21st film festival also took place online and its theme was “Connection”. Its goal was to imply that the festival has been connecting students, lecturers and everyone who yearns for movie creation, despite the complications brought upon by the pandemic. First place of the jury was awarded to a movie Figures by Nikola Minářová and the audience award went to a comedy called Seed by Ondřej Kocár.

22nd film festival took place on 20.5.2022, with “From a different perspective” as its theme. This time students focused on individuality of perceiving and creating a film. The main prize of the jury received a drama by Tatiana Pavolková called Too many balloons and the audience chose a comedy called Parasite by Jaroslav Vůjtek inspired by Eva Dolejšová's book The Parkourist as their winner.

23rd festival was held on the 19th May 2023 and its topic was "On the Edge". The main prize of the jury received short drama called ALWAYS AND EVERYWHERE (collaboration of Polina Kotova, Eva Novotná, Sára Vašičková, Barbora Zouharová) and the audience chose comedy Corpses in the Woods 2 by Dorota Palicová as their winner.

24th edition of the festival was held on 17th May 2024 with the theme "You will remember this.". The jury's prize went to the dystopian animated film I'll Die in This House (dir. Adriana Bendžalová), and the audience's prize went to the film Right Before the Eyes of makers Šárka Portešová and Martin Bertko. The movie was inspired by the real experience of the grandfather of Šárka, one of the directors.
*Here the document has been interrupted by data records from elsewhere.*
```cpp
struct LsdPlan {
    enum Resize { Upgrad, Tiled, Upsample } resize;
    enum Sort { Radix, Seed, Wide } sort;
    bool keysOwner, keysAll;
    int sortWaves;
    bool sortTop; int sortGroups;
    int growWaves;
    int robEntries, growGroups, poolChunks, scatter;
    int agentRefine, agentPF, agentLaunches;
    enum Rect { Emit, Mixed, Plain } rect;
};
LsdPlan lsd_plan(const LineGeom& g, const LineDeviceBufs& b, const LsdOverrides& o, const DeviceLimits& d, int n_images);

constexpr int kBatchCtxImages = 2048;

struct LineHostTables {
    LineGeom geom;
    std::vector<ResizeCoef> rx, ry;
    int build(const olf_line_params& p, int W, int H, int max_images = 2);
};

int launch_lsd_front(const LineGeom& g, const LineDeviceBufs& b, const LsdPlan& p, const uint8_t* d_in, int in_pitch, int n_images, hipStream_t s,
                     hipEvent_t sortEvent, bool writeScaled);
int launch_lsd_grow(const LineGeom& g, const LineDeviceBufs& b, const LsdPlan& p, int n_images, hipStream_t s);
int launch_lsd_rect(const LineGeom& g, const LineDeviceBufs& b, const LsdPlan& p, int n_images, hipStream_t s);
int launch_lbd_dense(const LineGeom& g, const LineDeviceBufs& b, const uint8_t* d_in, int in_pitch, int n_images, hipStream_t s);
int launch_line_select_lbd(const LineGeom& g, const LineDeviceBufs& b, const uint8_t* d_in, int in_pitch, int n_images,
                           olf_keyline* d_kls, uint8_t* d_desc, int* d_counts, hipStream_t s, bool denseDone = false);
int launch_lbd_only(const LineGeom& g, const LineDeviceBufs& b, const uint8_t* d_in, int in_pitch, int n_images, const olf_keyline* d_kls,
                    uint8_t* d_desc, const int* d_counts, hipStream_t s);
int launch_gauss7_img(const uint8_t* src, int srcPitch, size_t srcStride, uint8_t* dst, int dstPitch, size_t dstStride, int W, int H,
                      const LineGeom& g, int which, int n_images, hipStream_t s);
int launch_lsd_angle_table(LineDeviceBufs& b, int libmFloat, hipStream_t s);
int launch_fdiv_sweep(unsigned long long seed, int blocks, int per_thread, unsigned long long* d_mismatches, hipStream_t s);
int launch_sqrtq_sweep(int count, unsigned long long* d_mismatches, hipStream_t s);
int launch_align_sweep(const LineDeviceBufs& b, unsigned long long seed, int blocks, int per_thread, unsigned long long* d_out, hipStream_t s);
int lsd_sort_max_chunks(int Ps);
size_t lsd_grow_mg_stride(int maxRegions);
constexpr int kMwMaxImages = 3072;
constexpr int kMgMaxImages = 64;
int launch_lsd_grow_mw(const LineGeom& g, const LineDeviceBufs& b, const LsdPlan& p, int n_images, hipStream_t s);
int lsd_seedsort_top_words();
int launch_lsd_sort(const LineGeom& g, const LineDeviceBufs& b, int n_images, hipStream_t s);
int launch_lsd_seedsort(const LineGeom& g, const LineDeviceBufs& b, const LsdPlan& p, int n_images, hipStream_t s, int nOverride, int kthrOverride, int depthOverride);
int launch_lsd_sort_wide(const LineGeom& g, const LineDeviceBufs& b, int n_images, hipStream_t s, int nOverride, long long kthrOverride, int depthOverride, int fullOverride);

size_t stereo_lines_prep_bytes(int n_images, int cap);
int launch_stereo_lines(int W, int H, const olf_stereo_params& P, int n_pairs, const olf_keyline* d_kls, const uint8_t* d_desc,
                        const int* d_counts, int cap, void* d_prep, uint16_t* d_dist , int* d_m21, int* d_m12,
                        float* d_disp, double* d_le, hipStream_t s);

}
```

### orb_line_slam_amd/csrc/lsd.hip

```cpp
#include "lsd_device.hpp"

namespace olf {


__device__ __forceinline__ int refl101(int p, int n)
{
    if (p < 0) p = -p;
    if (p >= n) p = 2 * (n - 1) - p;
    return p;
}

int launch_gauss7_img(const uint8_t* src, int srcPitch, size_t srcStride, uint8_t* dst, int dstPitch, size_t dstStride, int W, int H,
                      const LineGeom& g, int which, int n_images, hipStream_t s)
{
    if (!which && g.lsdWideR > 3) return launch_sep_wide(src, srcStride, srcPitch, dst, dstStride, dstPitch, W, H, g.lsdWide, g.lsdWideR, n_images, s);
    return launch_sep7(src, srcStride, srcPitch, dst, dstStride, dstPitch, W, H, which ? g.lbdTaps : g.lsdTaps, n_images, s);
}

__global__ __launch_bounds__(256) void k_lsd_upsample(const uint8_t* __restrict__ src, uint8_t* __restrict__ dst,
                                                      const LineGeom* __restrict__ gp, const ResizeCoef* __restrict__ rx,
                                                      const ResizeCoef* __restrict__ ry)
{
    const LineGeom& g = *gp;
    const int img = blockIdx.y;
// ... 1274 lines not shown
                        }
                        ++nreg;
                    } else if (lane == 0) atomicOr(status, 8);
                }
            }
            if (!REFINE && n >= minRegSize) {
                if (nreg < maxRegions) {
                    if (lane == 0) {
                        RegionRec rr; rr.start = rbase; rr.n = n; rr.angle = reg_angle;
                        recs[nreg] = rr;
                    }
                    ++nreg;
                    rbase += n;
                } else if (lane == 0) atomicOr(status, 8);
            }
#ifdef OLF_STATS
            st_acc += n; if (n >= minRegSize) st_logged += n; if (n > 1) st_regl += __popcll(wave_vote(valid && lane > l));
#endif
            if (REFINE && maskEpoch != flushEpoch) {
                const uint32_t wnow = valid ? grad[addr] : kUsed;
                mask = wave_vote(valid && lane > l && !(wnow & (kUsed | kNotDef)) && s_pend[addr & (PEND - 1)] != addr);
                if (wave_bit(mask)) wseed = wnow;
                if (wave_bit(mask & ~tabM) && !isoSeed) { const AngEnt* t = ent + (wseed & 0x3fffffu); seedAng = t->ang; seedSum = t->seed; }
                tabM |= mask;
                maskEpoch = flushEpoch;
            }
            else if (n == 1) mask &= mask - 1;
            else if (PIPE || maskEpoch == flushEpoch) {
                mask &= ~((2ull << l) - 1ull) & wave_vote(s_pend[addr & (PEND - 1)] != addr);
            } else {
                mask = wave_vote(valid && lane > l && !(grad[addr] & (kUsed | kNotDef)) && s_pend[addr & (PEND - 1)] != addr);
                maskEpoch = flushEpoch;
            }
        }
        if (PFSEED) asm volatile("" :: "v"(pfA), "v"(pfB));
    }
#undef ALIGN_CHEAP
#undef ENSURE_ANGLE
#undef LOG_ROOM
#undef LOG_AT
#undef MARK_USED
#undef PEND_FLUSH
#undef PEND_CLEAR
#ifdef OLF_STATS
    if (lane == 0 && img == 0) { long long* o = reinterpret_cast<long long*>(status + 16); o[0] = st_rounds; o[1] = st_k; o[2] = st_t; o[3] = st_full; o[4] = st_single; o[5] = st_rounds_big; o[6] = st_k_big; o[7] = st_t_big;
        o[8] = st_flush; o[9] = st_iters; o[10] = st_deep1; o[11] = st_deep2; o[12] = st_cand; o[13] = st_regions; o[14] = st_mem;
        o[15] = nkeys; o[16] = st_win; o[17] = st_seedl; o[18] = st_regl; o[19] = st_acc; o[20] = st_isos; o[21] = st_logged; o[22] = st_winLive; o[23] = st_first; o[24] = st_cand1;
        o[25] = st_acc1; o[26] = st_wentries; o[27] = st_whand; o[28] = st_wdone; o[29] = st_wpend; }
#endif
    if (lane == 0) { regCount[img] = over ? 0 : nreg; if (growFmt) growFmt[img] = 1; if (g.spillOf && !retry) g.spillOf[img] = over ? -1 : 0; }
}


template <bool CHAINED>
__device__ __forceinline__ void lsd_rect_region(const LineGeom& g, int img, int r, const uint32_t* __restrict__ gradAll,
                                                const uint32_t* __restrict__ regionAll, const RegionRec* __restrict__ recsAll,
                                                SegCand* __restrict__ candAll, const int* __restrict__ linksAll, int nChunks, const int* __restrict__ spillOf,
                                                const uint32_t* __restrict__ spillArena)
{
    const uint32_t* grad = gradAll + (size_t)img * g.Ps;
    const RegionRec rr = recsAll[(size_t)img * g.maxRegions + r];
    const uint32_t* px_list = CHAINED ? regionAll + (size_t)img * nChunks * 32 : nullptr;
    const int sblk = CHAINED || !spillOf ? 0 : spillOf[img];
    const uint2* log2 = CHAINED ? nullptr
                      : (sblk > 0 ? reinterpret_cast<const uint2*>(spillArena) + (size_t)(sblk - 1) * g.Ps
                                  : reinterpret_cast<const uint2*>(regionAll + (size_t)img * g.regionStride)) + rr.start;
    const int* links = CHAINED ? linksAll + (size_t)img * nChunks : nullptr;
    const int n = rr.n, Ws = g.Ws;
    int cid = rr.start, nxt = -1;
#define RECT_BLOCK(q0) (px_list + (size_t)cid * 32 + ((q0) & 31))
#define RECT_STEP(q0) do { if (CHAINED) { if (((q0) & 31) == 0) { if (q0) cid = nxt; nxt = links[cid]; } } } while (0)
    constexpr int U = 16;
    double x = 0, y = 0, sum = 0;
    for (int q0 = 0; q0 < n; q0 += U) {
        uint32_t rp[U], p[U];
        if (CHAINED) {
            RECT_STEP(q0);
            const uint32_t* blk = RECT_BLOCK(q0);
#pragma unroll
            for (int u = 0; u < U; ++u) rp[u] = q0 + u < n ? blk[u] : 0u;
#pragma unroll
            for (int u = 0; u < U; ++u) p[u] = grad[(int)(rp[u] >> 16) * Ws + (int)(rp[u] & 0xffffu)];
        } else {
#pragma unroll
            for (int u = 0; u < U; u += 2) {
                uint4 e = make_uint4(0u, 0u, 0u, 0u);
                if (q0 + u + 1 < n) __builtin_memcpy(&e, log2 + q0 + u, 16);
                else if (q0 + u < n) { const uint2 e1 = log2[q0 + u]; e.x = e1.x; e.y = e1.y; }
                rp[u] = e.x; p[u] = e.y; rp[u + 1] = e.z; p[u + 1] = e.w;
            }
        }
#pragma unroll
        for (int u = 0; u < U; ++u) {
            if (q0 + u < n) {
                const int px = (int)(rp[u] & 0xffffu), py = (int)(rp[u] >> 16);
                const int gx = unpack_gx(p[u]), gy = unpack_gy(p[u]);
                const double wt = sqrt_quarter(gx * gx + gy * gy);
                x = d_add(x, d_mul((double)px, wt));
                y = d_add(y, d_mul((double)py, wt));
                sum = d_add(sum, wt);
            }
        }
    }
    x = x / sum; y = y / sum;
    double Ixx = 0, Iyy = 0, Ixy = 0;
    cid = rr.start;
    for (int q0 = 0; q0 < n; q0 += U) {
        uint32_t rp[U], p[U];
        if (CHAINED) {
            RECT_STEP(q0);
            const uint32_t* blk = RECT_BLOCK(q0);
#pragma unroll
            for (int u = 0; u < U; ++u) rp[u] = q0 + u < n ? blk[u] : 0u;
#pragma unroll
            for (int u = 0; u < U; ++u) p[u] = grad[(int)(rp[u] >> 16) * Ws + (int)(rp[u] & 0xffffu)];
        } else {
#pragma unroll
            for (int u = 0; u < U; u += 2) {
                uint4 e = make_uint4(0u, 0u, 0u, 0u);
                if (q0 + u + 1 < n) __builtin_memcpy(&e, log2 + q0 + u, 16);
                else if (q0 + u < n) { const uint2 e1 = log2[q0 + u]; e.x = e1.x; e.y = e1.y; }
                rp[u] = e.x; p[u] = e.y; rp[u + 1] = e.z; p[u + 1] = e.w;
            }
        }
#pragma unroll
        for (int u = 0; u < U; ++u) {
            if (q0 + u < n) {
                const int px = (int)(rp[u] & 0xffffu), py = (int)(rp[u] >> 16);
                const int gx = unpack_gx(p[u]), gy = unpack_gy(p[u]);
                const double wt = sqrt_quarter(gx * gx + gy * gy);
                const double ex = d_sub((double)px, x), ey = d_sub((double)py, y);
                Ixx = d_add(Ixx, d_mul(d_mul(ey, ey), wt));
                Iyy = d_add(Iyy, d_mul(d_mul(ex, ex), wt));
                Ixy = d_sub(Ixy, d_mul(d_mul(ex, ey), wt));
            }
        }
    }
    const double dI = d_sub(Ixx, Iyy);
    const double lambda = d_mul(0.5, d_sub(d_add(Ixx, Iyy), sqrt(d_add(d_mul(dI, dI), d_mul(d_mul(4.0, Ixy), Ixy)))));
    double theta = (fabs(Ixx) > fabs(Iyy)) ? (double)dev_fastAtan2((float)d_sub(lambda, Ixx), (float)Ixy)
                                           : (double)dev_fastAtan2((float)Ixy, (float)d_sub(lambda, Iyy));
    theta = d_mul(theta, kDegToRads);
    {
        double diff = d_sub(theta, rr.angle);
        while (diff <= -kPI) diff = d_add(diff, kM2PI);
        while (diff > kPI) diff = d_sub(diff, kM2PI);
        if (fabs(diff) > g.prec) theta = d_add(theta, kPI);
    }
    double ddx, ddy;
    sincos(theta, &ddy, &ddx);
    double l_min = 0, l_max = 0;
    cid = rr.start;
    for (int q0 = 0; q0 < n; q0 += U) {
        uint32_t rp[U];
        if (CHAINED) {
            RECT_STEP(q0);
            const uint32_t* blk = RECT_BLOCK(q0);
#pragma unroll
            for (int u = 0; u < U; ++u) rp[u] = q0 + u < n ? blk[u] : 0u;
        } else {
#pragma unroll
            for (int u = 0; u < U; u += 2) {
                uint4 e = make_uint4(0u, 0u, 0u, 0u);
                if (q0 + u + 1 < n) __builtin_memcpy(&e, log2 + q0 + u, 16);
                else if (q0 + u < n) e.x = log2[q0 + u].x;
                rp[u] = e.x; rp[u + 1] = e.z;
            }
        }
#pragma unroll
        for (int u = 0; u < U; ++u) {
            if (q0 + u < n) {
                const double rdx = d_sub((double)(int)(rp[u] & 0xffffu), x), rdy = d_sub((double)(int)(rp[u] >> 16), y);
                const double lq = d_add(d_mul(rdx, ddx), d_mul(rdy, ddy));
                l_max = fmax(l_max, lq); l_min = fmin(l_min, lq);
            }
        }
    }
    double x1 = d_add(x, d_mul(l_min, ddx)), y1 = d_add(y, d_mul(l_min, ddy));
    double x2 = d_add(x, d_mul(l_max, ddx)), y2 = d_add(y, d_mul(l_max, ddy));
    const SegCand c = rect_to_cand(g, x1, y1, x2, y2);
    candAll[(size_t)img * g.maxRegions + r] = c;
#undef RECT_BLOCK
#undef RECT_STEP
}
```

The 25th anniversary edition of the festival took place unusually on Tuesday, May 13th, 2025. The theme of the year was Break It!, inspired by the demolition of Building D at the Faculty of Informatics. The motif of breaking boundaries reflected the creativity of student films, which often challenge established norms and expectations. For the first time, the festival was held not only in Building A and S of the Faculty of Informatics but also in downtown Brno at the Velký Špalíček multiplex cinema, thus reaching a wider audience beyond the university environment. The Audience Award was won by The Truth About Brno by Stanislav Kemeň, a humorous take on a conspiracy theory suggesting that all Brno residents might secretly be transforming into trams. For the first time in the festival's history, the Jury Award was won for a second time by the same filmmaker Sára Vašíčková, who received it again for her film Notice of Readiness.

The 26th edition of the festival took place on 13th May 2026, under the theme “Resonate”, which highlighted the fact that short films can resonate in a theater just as powerfully as feature-length films. As is tradition, the festival was held at the Faculty of Informatics, and for the second year in a row, it also took place at the Velký Špalíček cinema. A new feature of this year’s festival was its partnership with the university event MUNI DAY, as part of which the festival also took place at the University Campus Bohunice. Both the Audience Award and the Jury Award went to Stanislav Slovák for his black comedy about death, All Cats Are Black in the Dark.